* WHAT YOU ARE ASKED TO DO: Wherever the string "persistent" shows up in the records below, return that line.

* INPUT MATERIAL:
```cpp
static int train_epoch(TrainCall& c, int ep, int64_t T) {
    mfas_population* p = c.p;
    if (p->plan.persist) {
        HIPCHK(persist_epoch(c, ep, T));
        if (c.aborts[ep] == PERSIST_ABORT_NOT_RESIDENT) {
            if (p->tune.persist_verbose) fprintf(stderr, "[persist] epoch %d: the resident grid never became resident; falling back to launch-per-phase\n", ep);
            if (int rc = persist_fallback(p)) return rc;
            HIPCHK(init_args(c, ep));
            c.aborts[ep] = 0;
        } else if (c.aborts[ep]) {
            HIPCHK(hipStreamSynchronize(p->stream));
            return fail(MFAS_EHIP, "persistent step loop: a workgroup timed out waiting for its dependency (abort code 1: the epoch was "
                                   "abandoned half way, this population's parameters are not usable)");
        }
    }
    if (!p->plan.persist) {
        if (c.launches_T != T) { epoch_launches((int)p->plan.groups.size(), p->plan.same_group, T, c.use_gather, c.launches); c.launches_T = T; }
        for (const Launch& L : c.launches) launch_record(c, ep, L);
    }
    HIPCHK(hipGetLastError());
    return MFAS_OK;
}

static int train_dev(TrainCall& c, int ep) {
    mfas_population* p = c.p;
    const int K = p->K;
    EvalArgs ea;
    memset(&ea, 0, sizeof(ea));
    ea.cands = p->d_cands; ea.plane = p->plane; ea.tab = *c.dev; ea.row0 = 0; ea.nrows = c.dev->N;
    ea.cand0 = 0; ea.epoch = ep; ea.E = c.epochs; ea.g = c.st.sa.g; ea.stats = p->d_stats; ea.pos_w = p->d_posw;
    HIPCHK(launch_eval(p, ea, K, p->stream));
    if (!c.snapshot_best) return MFAS_OK;
    HIPCHK(hipMemcpyAsync(c.hstats.data(), p->d_stats, sizeof(DevStats) * K * c.epochs, hipMemcpyDeviceToHost, p->stream));
// ... 51 lines not shown
        p->bytes_per_launch = p->prof_launches ? p->prof_bytes / p->prof_launches : 0.0;
    }
    return MFAS_OK;
}

static int train_impl(mfas_population* p, const mfas_table* train, const mfas_table* dev, const int32_t* order, const float* step_scalars,
                      int32_t epochs, int64_t max_steps, int32_t snapshot_best, mfas_epoch_stats* stats, int32_t* status,
                      const int32_t first, const int32_t last, const bool segment) {
    TrainCall c;
    c.p = p; c.train = train; c.dev = dev; c.order = order; c.step_scalars = step_scalars; c.epochs = epochs; c.max_steps = max_steps;
    c.snapshot_best = snapshot_best != 0; c.first = first; c.last = last; c.segment = segment;
    if (int rc = train_check(c, stats)) return rc;
    RangeGuard call_range("mfas_population_train K=" + std::to_string(p->K) + " R=" + std::to_string(p->plan.g.R) + " B=" + std::to_string(c.B) +
                          " E=" + std::to_string(epochs) + (p->plan.persist ? " resident" : " launch-per-phase"));
    if (int rc = train_begin(c)) return rc;
    int64_t done = 0;
    for (int ep = first; ep < last; ++ep) {
        const int64_t T = max_steps >= 0 ? std::min<int64_t>(c.nb, max_steps - done) : c.nb;
        if (T <= 0) break;
        RangeGuard epoch_range("epoch " + std::to_string(ep));
        if (int rc = train_epoch(c, ep, T)) return rc;
        done += T;
        if (c.do_dev) if (int rc = train_dev(c, ep)) return rc;
    }
    return train_end(c, stats, status);
}

static int single_batch(mfas_population* p, int32_t k, const mfas_table* tab, int64_t row0, int32_t nrows, int32_t step_index,
                        float* logits, const float* dlogits) {
    if (!p || (!logits && !dlogits) || k < 0 || k >= p->K || row0 < 0) return fail(MFAS_EINVAL, "bad argument");
    if (int rc = check_table(p, tab, false)) return rc;
    const LayoutPlan& pl = p->plan;
    if (nrows < 1 || nrows > pl.g.B) return fail(MFAS_EINVAL, "train-mode forward: 1 <= rows <= the population's batch size");
    if (nrows == 1 && pl.g.bn) return fail(MFAS_EINVAL, "train-mode BatchNorm needs more than 1 row (reference: ValueError)");
    if (row0 + nrows > tab->N) return fail(MFAS_EINVAL, "row range outside the table");
    HIPCHK(hipSetDevice(p->device));
// ... 37 lines not shown
```

mfas_amd/engine.py:

```python
from __future__ import annotations

import ctypes as C
import math
from dataclasses import dataclass
from typing import Dict, List, Optional, Sequence

import numpy as np
import torch

from . import _lib
from .scheduler import adam_step_scalars

S_SIZES = (128, 256, 1024, 512)
V_SIZES = (512, 1024, 2048, 2048)
TAPS = tuple(f"s{j}" for j in range(_lib.MAX_TAPS)) + tuple(f"v{j}" for j in range(_lib.MAX_TAPS))


@dataclass
class Hyper:
    R: int = 16
    C: int = 60
    B: int = 20
    bn: bool = False
    drpt: float = 0.5
# ... 428 lines not shown

    def set_pos_weight(self, w):
        w = np.ascontiguousarray(np.asarray(w, np.float32))
        assert w.size == self.hp.C
        _lib.check(self.lib.mfas_population_set_pos_weight(self._h, w.ctypes.data))

    def set_best_threshold(self, threshold: float):
        _lib.check(self.lib.mfas_population_set_best_threshold(self._h, float(threshold)))

    def set_profiling(self, on: bool):
        _lib.check(self.lib.mfas_population_set_profiling(self._h, int(on)))

    def schedule(self):
        info = (C.c_int32 * 8)()
        _lib.check(self.lib.mfas_population_schedule(self._h, info))
        keys = ("persistent", "resident_units", "resident_workgroups", "units_per_workgroup", "resident_chain", "lean_chain", "groups", "candidates")
        d = dict(zip(keys, (int(x) for x in info)))
        d["chain_cus"] = max(1, (d["lean_chain"] >> 8) & 0xFF)
        d["wide"] = (d["lean_chain"] >> 1) & 1
        d["lean_chain"] &= 1
        return d

    def sweep_profile(self):
        n, ms, by = C.c_int64(0), C.c_double(0), C.c_double(0)
        _lib.check(self.lib.mfas_population_sweep_profile(self._h, C.byref(n), C.byref(ms), C.byref(by)))
        return int(n.value), float(ms.value), float(by.value)


def save_checkpoint(path: str, pop: Population):
    import dataclasses
    cands = []
    for k in range(pop.K):
        st = pop.export_candidate(k)
        cands.append({key: (v.cpu() if torch.is_tensor(v) else v) for key, v in st.items()})
    hyper = {key: (list(v) if isinstance(v, (tuple, list)) else v) for key, v in dataclasses.asdict(pop.hp).items()}
    torch.save({"format": 1, "hyper": hyper, "confs": [c.tolist() for c in pop.confs], "candidates": cands}, path)


def load_checkpoint(path: str, pop: Population):
    import dataclasses
    ck = torch.load(path, map_location="cpu", weights_only=True)
# ... 19 lines not shown
    for k, c in enumerate(confs):
        if not 1 <= len(c) <= 4:
            raise ValueError("a configuration has 1..4 fusion cells")
        cf[k, :len(c)] = c
        nc[k] = len(c)
    dev = torch.device(device)
    idx = dev.index if dev.index is not None else torch.cuda.current_device()
    info = np.zeros(8, np.int32)
    hc = hp.to_c()
    _lib.check(lib.mfas_population_plan(C.byref(hc), cf.ctypes.data, nc.ctypes.data, len(confs), int(idx), int(chunk_cols), info.ctypes.data))
    return {"persistent": bool(info[0]), "resident_units": int(info[1]), "resident_workgroups": int(info[2]),
            "units_per_workgroup": int(info[3]), "chunk_cols": int(info[4]), "lean_chain": bool(info[5] & 1), "wide": bool(info[5] & 2), "compute_units": int(info[6]),
            "candidates": int(info[7])}


def best_dev_f1(stats_row, status_nan: bool, n_dev: int, init_f1: float = 0.0):
    best = init_f1
    for e in range(len(stats_row)):
        if status_nan and not np.isfinite(stats_row["train_loss_sum"][e]):
            break
        f1 = float(stats_row["dev_corrects"][e]) / F1_FIXED_POINT / float(n_dev)
        if f1 > best:
            best = f1
    return 0.0 if best != best else best


def best_dev_accuracy(stats_row, n_dev: int) -> float:
    best = 0.0
    for e in range(len(stats_row)):
        acc = float(stats_row["dev_corrects"][e]) / float(n_dev)
# ... 4 lines not shown
```

Baseline: 34.44.

## Add optional two-stream schedule splitting candidate groups across HIP streams

Adds an opt-in mode (MFAS_STREAMS=2) that splits candidates into two halves. Each half gets its own same-group launch sequence on a separate non-blocking stream, joined with fork/join events. The aim is to let the two halves' step kernels overlap on the GPU instead of serialising on one stream. It also gates chain splitting on whether the chain workgroups fit in the available CUs, which can change the default schedule for large populations. A plan_schedule query API is added for inspection.

```diff
diff --git a/include/mfas_hip.h b/include/mfas_hip.h
--- a/include/mfas_hip.h
+++ b/include/mfas_hip.h
@@ -112,6 +112,9 @@
 
 int mfas_population_schedule(const mfas_population* pop, int32_t info[8]);
 
+int mfas_population_plan_schedule(const mfas_hyper* hp, const int32_t* confs, const int32_t* n_cells, int32_t K, int32_t n_cus,
+                                  int32_t chunk_cols, int32_t info[8]);
+
 int mfas_population_plan(const mfas_hyper* hp, const int32_t* confs, const int32_t* n_cells, int32_t K, int32_t device,
                          int32_t chunk_cols, int32_t info[8]);
 
diff --git a/mfas_amd/_lib.py b/mfas_amd/_lib.py
--- a/mfas_amd/_lib.py
+++ b/mfas_amd/_lib.py
@@ -61,6 +61,7 @@
     L.mfas_population_sweep_profile.argtypes = [P, P, P, P]
     L.mfas_population_schedule.argtypes = [P, P]
     L.mfas_population_plan.argtypes = [C.POINTER(mfas_hyper), P, P, C.c_int32, C.c_int32, C.c_int32, P]
+    L.mfas_population_plan_schedule.argtypes = [C.POINTER(mfas_hyper), P, P, C.c_int32, C.c_int32, C.c_int32, P]
     L.mfas_population_set_profiling.argtypes = [P, C.c_int32]
     L.mfas_population_set_pos_weight.argtypes = [P, P]
     L.mfas_stream_probe.argtypes = [C.c_int64, C.c_int32, P]
@@ -85,7 +86,7 @@
            "mfas_population_set_best_threshold", "mfas_population_forward_train", "mfas_population_schedule",
            "mfas_population_plan", "mfas_population_backward", "mfas_range_push", "mfas_range_pop", "mfas_population_init_torch_streams", "mfas_tuning_describe",
            "mfas_population_train_from", "mfas_population_set_state", "mfas_population_get_progress", "mfas_population_set_progress",
-           "mfas_population_move"]
+           "mfas_population_move", "mfas_population_plan_schedule"]
 
 
 def tuning() -> dict:
diff --git a/mfas_amd/csrc/launches.hip.h b/mfas_amd/csrc/launches.hip.h
--- a/mfas_amd/csrc/launches.hip.h
+++ b/mfas_amd/csrc/launches.hip.h
@@ -9,18 +9,23 @@
     int64_t chain_t = 0;
     int gather_g = -1, gather_n = 0;
     int64_t gather_b = 0;
+    int stream = 0;
 };
 
 static void epoch_launches(int ngroups, bool same_group, int64_t T, bool gather, std::vector<Launch>& out) {
     out.clear();
-    gather = gather && ngroups == 2;
+    gather = gather && ngroups == 2 && !same_group;
     auto add = [&](int gs, int upd, int fwd, int64_t ts, int gc, int64_t tc) -> Launch& {
         out.push_back(Launch{gs, upd, fwd, ts, gc, tc});
         return out.back();
     };
     auto rows = [&](Launch& l, int g, int64_t b, int n) { if (gather) { l.gather_g = g; l.gather_b = b; l.gather_n = n; } };
     for (int g = 0; g < ngroups; ++g) rows(add(g, 0, 1, 0, -1, 0), g, 0, T > 1 ? 2 : 1);
-    if (ngroups == 1 && same_group) {
+    if (ngroups == 2 && same_group) {
+        for (int64_t t = 0; t < T; ++t)
+            for (int g = 0; g < 2; ++g) add(g, 1, t + 1 < T, t, g, t);
+        for (Launch& l : out) l.stream = l.sweep_g;
+    } else if (ngroups == 1 && same_group) {
         for (int64_t t = 0; t < T; ++t) add(0, 1, t + 1 < T, t, 0, t);
     } else if (ngroups == 1) {
         for (int64_t t = 0; t < T; ++t) { add(-1, 0, 0, 0, 0, t); add(0, 1, t + 1 < T, t, -1, 0); }
diff --git a/mfas_amd/csrc/mfas_hip.hip b/mfas_amd/csrc/mfas_hip.hip
--- a/mfas_amd/csrc/mfas_hip.hip
+++ b/mfas_amd/csrc/mfas_hip.hip
@@ -74,6 +74,8 @@
     int K = 0, device = 0, n_cus = 0;
     int chunk_cols_req = 0;
     hipStream_t stream = nullptr;
+    hipStream_t stream2 = nullptr;
+    hipEvent_t ev_fork = nullptr, ev_join = nullptr;
     LayoutPlan plan;
     float* plane = nullptr;
     float* wt = nullptr;
@@ -292,6 +294,11 @@
     }
     if (pl.same_group) CREATE_CHK(hipMalloc(&p->d_cellflag, sizeof(uint32_t) * K * CELLFLAG_STRIDE));
     if (pl.chain_split) CREATE_CHK(hipMalloc(&p->d_xch, sizeof(float) * (size_t)K * XCH_CAND_FLOATS));
+    if (pl.two_stream) {
+        CREATE_CHK(hipStreamCreateWithFlags(&p->stream2, hipStreamNonBlocking));
+        CREATE_CHK(hipEventCreateWithFlags(&p->ev_fork, hipEventDisableTiming));
+        CREATE_CHK(hipEventCreateWithFlags(&p->ev_join, hipEventDisableTiming));
+    }
     CREATE_CHK(hipMemsetAsync(p->plane, 0, sizeof(float) * 3 * (size_t)pl.plane_stride, p->stream));
     CREATE_CHK(hipMemsetAsync(p->wt, 0, sizeof(float) * wt_floats, p->stream));
     CREATE_CHK(hipMemsetAsync(p->stepbuf, 0, sizeof(float) * (size_t)pl.step_total, p->stream));
@@ -334,6 +341,9 @@
     if (!p) return;
     hipSetDevice(p->device);
     hipStreamSynchronize(p->stream);
+    if (p->stream2) { hipStreamSynchronize(p->stream2); hipStreamDestroy(p->stream2); }
+    if (p->ev_fork) hipEventDestroy(p->ev_fork);
+    if (p->ev_join) hipEventDestroy(p->ev_join);
     for (hipEvent_t e : p->ev) hipEventDestroy(e);
     hipFree(p->plane); hipFree(p->wt); hipFree(p->stepbuf); hipFree(p->best);
     for (auto& gr : p->groups) { hipFree(gr.d_descs); hipFree(gr.d_taps); }
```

* RESULT OF THE EXERCISE:
            return fail(MFAS_EHIP, "persistent step loop: a workgroup timed out waiting for its dependency (abort code 1: the epoch was "
        keys = ("persistent", "resident_units", "resident_workgroups", "units_per_workgroup", "resident_chain", "lean_chain", "groups", "candidates")
    return {"persistent": bool(info[0]), "resident_units": int(info[1]), "resident_workgroups": int(info[2]),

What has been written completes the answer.